Material for this task:
Start of Block
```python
def spmm_kernel(blk_offsets, hspa_packed, hind, num_nodes, num_edges, embedding_dim, input, output, out_scale=None,
                atomic_out=False, beside_panel=False, defer_combine=False, row_map=None, values=None, xcd_ptr=None):
    from ..utils import KernelTimer

    plan_key = (blk_offsets.data_ptr(), hind.data_ptr(), num_nodes, embedding_dim, input.dtype, input.shape[0], bool(atomic_out),
                bool(beside_panel), bool(defer_combine), row_map.data_ptr() if row_map is not None else 0,
                values.data_ptr() if values is not None else 0, xcd_ptr.data_ptr() if xcd_ptr is not None else 0,
                getattr(hspa_packed, "hash_tag", None), tune_space_mode(), SLAB_POLICY)
    plans = getattr(hspa_packed, "_voltrix_plans", None)
    plan = plans.get(plan_key) if plans is not None else None
    if plan is not None and plan.generation == jit_tuner.generation and KernelTimer.active is None:
        assert input.is_contiguous() and output.is_contiguous() and input.shape[1] == embedding_dim
        assert output.shape[0] == num_nodes and output.shape[1] == embedding_dim and output.dtype == torch.float32
        return plan.launch(input, output, out_scale if out_scale is not None else unit_scale(input.device), values, defer_combine)

    assert blk_offsets.is_cuda and blk_offsets.dtype == torch.int32
    assert hspa_packed.is_cuda and hspa_packed.dtype == torch.uint32
    assert hind.is_cuda and hind.dtype == torch.int32
    assert input.is_cuda and input.dtype in (torch.float, torch.float16, torch.bfloat16) and input.is_contiguous()
    assert output.is_cuda and output.dtype == torch.float and output.is_contiguous()
    assert input.dim() == 2 and input.shape[1] == embedding_dim
    assert output.shape[0] == num_nodes and output.shape[1] == embedding_dim
    elem_bytes = input.element_size()
    assert embedding_dim % (16 // elem_bytes) == 0, "embedding_dim must keep rows 16-byte aligned (voltrix.spmm pads)"
    if out_scale is None:
        out_scale = unit_scale(input.device)
    assert out_scale.is_cuda and out_scale.dtype == torch.float32 and out_scale.numel() >= 1
    if row_map is not None:
        assert row_map.is_cuda and row_map.dtype == torch.int32 and row_map.numel() == 16 * ((num_nodes + 15) // 16)

    if values is not None:
        assert values.is_cuda and values.dtype == input.dtype and elem_bytes == 2 and values.is_contiguous()
        assert values.numel() * 4 == hspa_packed.numel() * 128, "value plane: 128 values per TC block"
    short_windows = hspa_packed.numel() // 4 <= STREAM_MAX_BLOCKS_PER_WINDOW * ((num_nodes + 15) // 16)
    space = tile_space(embedding_dim, elem_bytes, input.dtype == torch.bfloat16,
                       TWO_LEVEL_LDS_BUDGET if beside_panel else None, weighted=values is not None,
                       stream_ok=not atomic_out and row_map is None and (short_windows or tune_space_mode() == "stream"),
                       shallow_ok=short_windows)
    keys = {
        "feature_hash": feature_hash(hspa_packed),
        "embedding_dim": embedding_dim,
        "dtype": str(input.dtype),
        "device": torch.cuda.get_device_name(input.device),
        "two_level": bool(beside_panel),
        "weighted": values is not None,
    }
    if row_map is not None:
        keys["row_map"] = True
    chosen = jit_tuner.tuned_point("spmm_kernel", keys).get("SCHED") if jit_tuner.is_tuned("spmm_kernel", keys) else None
    tables = {sched: desc.handle_table(blk_offsets, hspa_packed, hind, num_nodes, xcd_ptr) for sched, desc in TABLE_SCHEDULES.items()
              if (chosen == sched if chosen is not None else any(p["SCHED"] == sched for p in space))}
    needs_orders = chosen is None or chosen in ORDER_CHUNKS

    def orders(blk, n):
        return {arg: window_order(blk, hspa_packed, n, sched) if needs_orders else blk for sched, arg in _ORDER_ARGS.items()}

    arg_defs = arg_defs_for(input.dtype)
    named = dict(blk_offsets=blk_offsets, hspa_packed=hspa_packed, hind=hind, num_nodes=num_nodes, num_edges=num_edges,
                 embedding_dim=embedding_dim, input=input, output=output, **orders(blk_offsets, num_nodes), out_scale=out_scale,
                 atomic_out=int(bool(atomic_out)), combine_now=int(not defer_combine),
                 row_map=row_map if row_map is not None else blk_offsets, has_row_map=int(row_map is not None),
                 values=values if values is not None else input, input_rows=int(input.shape[0]), slab_policy=int(SLAB_POLICY),
                 stream=torch.cuda.current_stream())
    types = dict(arg_defs)
    for sched, desc in TABLE_SCHEDULES.items():
        if sched in tables:
            named.update(desc.launch_args(tables[sched], embedding_dim, input.device))
        else:
            named.update({arg: 0 if types[arg] is int else blk_offsets for arg, _ in desc.fields}, **{desc.partials: out_scale})
    args = _pack(arg_defs, named)
    tune_named = named
    if len(space) > 1 and chosen is None and (atomic_out or defer_combine):
        tune_named = dict(named, output=torch.zeros_like(output) if atomic_out else output, combine_now=1)
    tune_args = _pack(arg_defs, tune_named)

    def sample_args():
        num_windows = (num_nodes + 15) // 16
        ranges = sample_ranges(num_windows, int(blk_offsets[num_windows]))
        if len(ranges) == 1 and ranges[0] == (0, num_windows):
            return [tune_args], 1.0
        out_full = tune_named["output"]
        launches, covered = [], 0
        for w0, w1 in ranges:
            sub = blk_offsets[w0:w1 + 1]
            n_sub = min(num_nodes, 16 * w1) - 16 * w0
            covered += w1 - w0
            a = dict(tune_named, blk_offsets=sub, num_nodes=n_sub, **orders(sub, n_sub),
                     output=out_full if row_map is not None else out_full[16 * w0:16 * w0 + n_sub],
                     combine_now=1)
            for sched, table in tables.items():
                desc = TABLE_SCHEDULES[sched]
                a.update(desc.launch_args(desc.range_table(sub, hspa_packed, hind, n_sub, table), embedding_dim, input.device))
            if row_map is not None:
                a["row_map"] = row_map[16 * w0:16 * w1]
            launches.append(_pack(arg_defs, a))
        return launches, covered / max(1, num_windows)

    staged = tune_space_mode() != "full"

    def tune(use_store=True):
        return jit_tuner.compile_and_tune(
            name="spmm_kernel", keys=keys, space=space, includes=includes, arg_defs=arg_defs, template=template, args=tune_args,
            kernel_tag="spmm", bench=sweep_bench, bucket_keys=lambda: graph_bucket_keys(blk_offsets, num_nodes, keys),
            use_store=use_store, sample_args=sample_args, stages=sweep_stages if staged else None, budget_s=sweep_budget_s)

    runtime = tune()
    rc = runtime(*args)
    signature = jit_tuner._signature("spmm_kernel", keys)
    if rc != 0 and signature in jit_tuner.unvalidated:
        jit_tuner.forget("spmm_kernel", keys)
        runtime = tune(use_store=False)
        rc = runtime(*args)
    jit_tuner.unvalidated.discard(signature)
    assert rc == 0, f"spmm_kernel failed with return code {rc}"
    sched = jit_tuner.tuned_point("spmm_kernel", keys).get("SCHED")
    table = tables.get(sched)
    combine_args = None
    if defer_combine and table is not None and table.num_cuts > 0:
        combine_args = (num_nodes, embedding_dim) + ((bool(atomic_out), row_map) if TABLE_SCHEDULES[sched].combine_rows else (False, None))
    fn, kernel_args = runtime.launcher()
    names = [name for name, _ in kernel_args]
    plan = _LaunchPlan()
    plan.fn, plan.generation, plan.device = fn, jit_tuner.generation, input.device
    plan.cargs = [map_ctype(named[name]) for name in names]
    plan.operand_index = tuple(names.index(name) for name in _LaunchPlan.PATCHED)
    plan.keepalive = plan_keepalive(named) + tuple(tables.values()) + ((xcd_ptr,) if xcd_ptr is not None else ())
    has_partials = table is not None and table.num_slots > 0
    plan.partials_index = names.index(TABLE_SCHEDULES[sched].partials) if has_partials else None
    plan.partials_floats = table.num_slots * 16 * embedding_dim if has_partials else 0
    plan.combine_table, plan.combine_args = (table, combine_args) if combine_args is not None else (None, None)
    try:
        if plans is None:
            plans = hspa_packed._voltrix_plans = {}
        plans[plan_key] = plan
    except AttributeError:
        pass
    if combine_args is not None:
        return PendingCombine(table, named[TABLE_SCHEDULES[sched].partials], output, *combine_args)
    return None
```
End of Block
Search the data above for the word "tuple" and say how many lines contain it, giving only that number.

2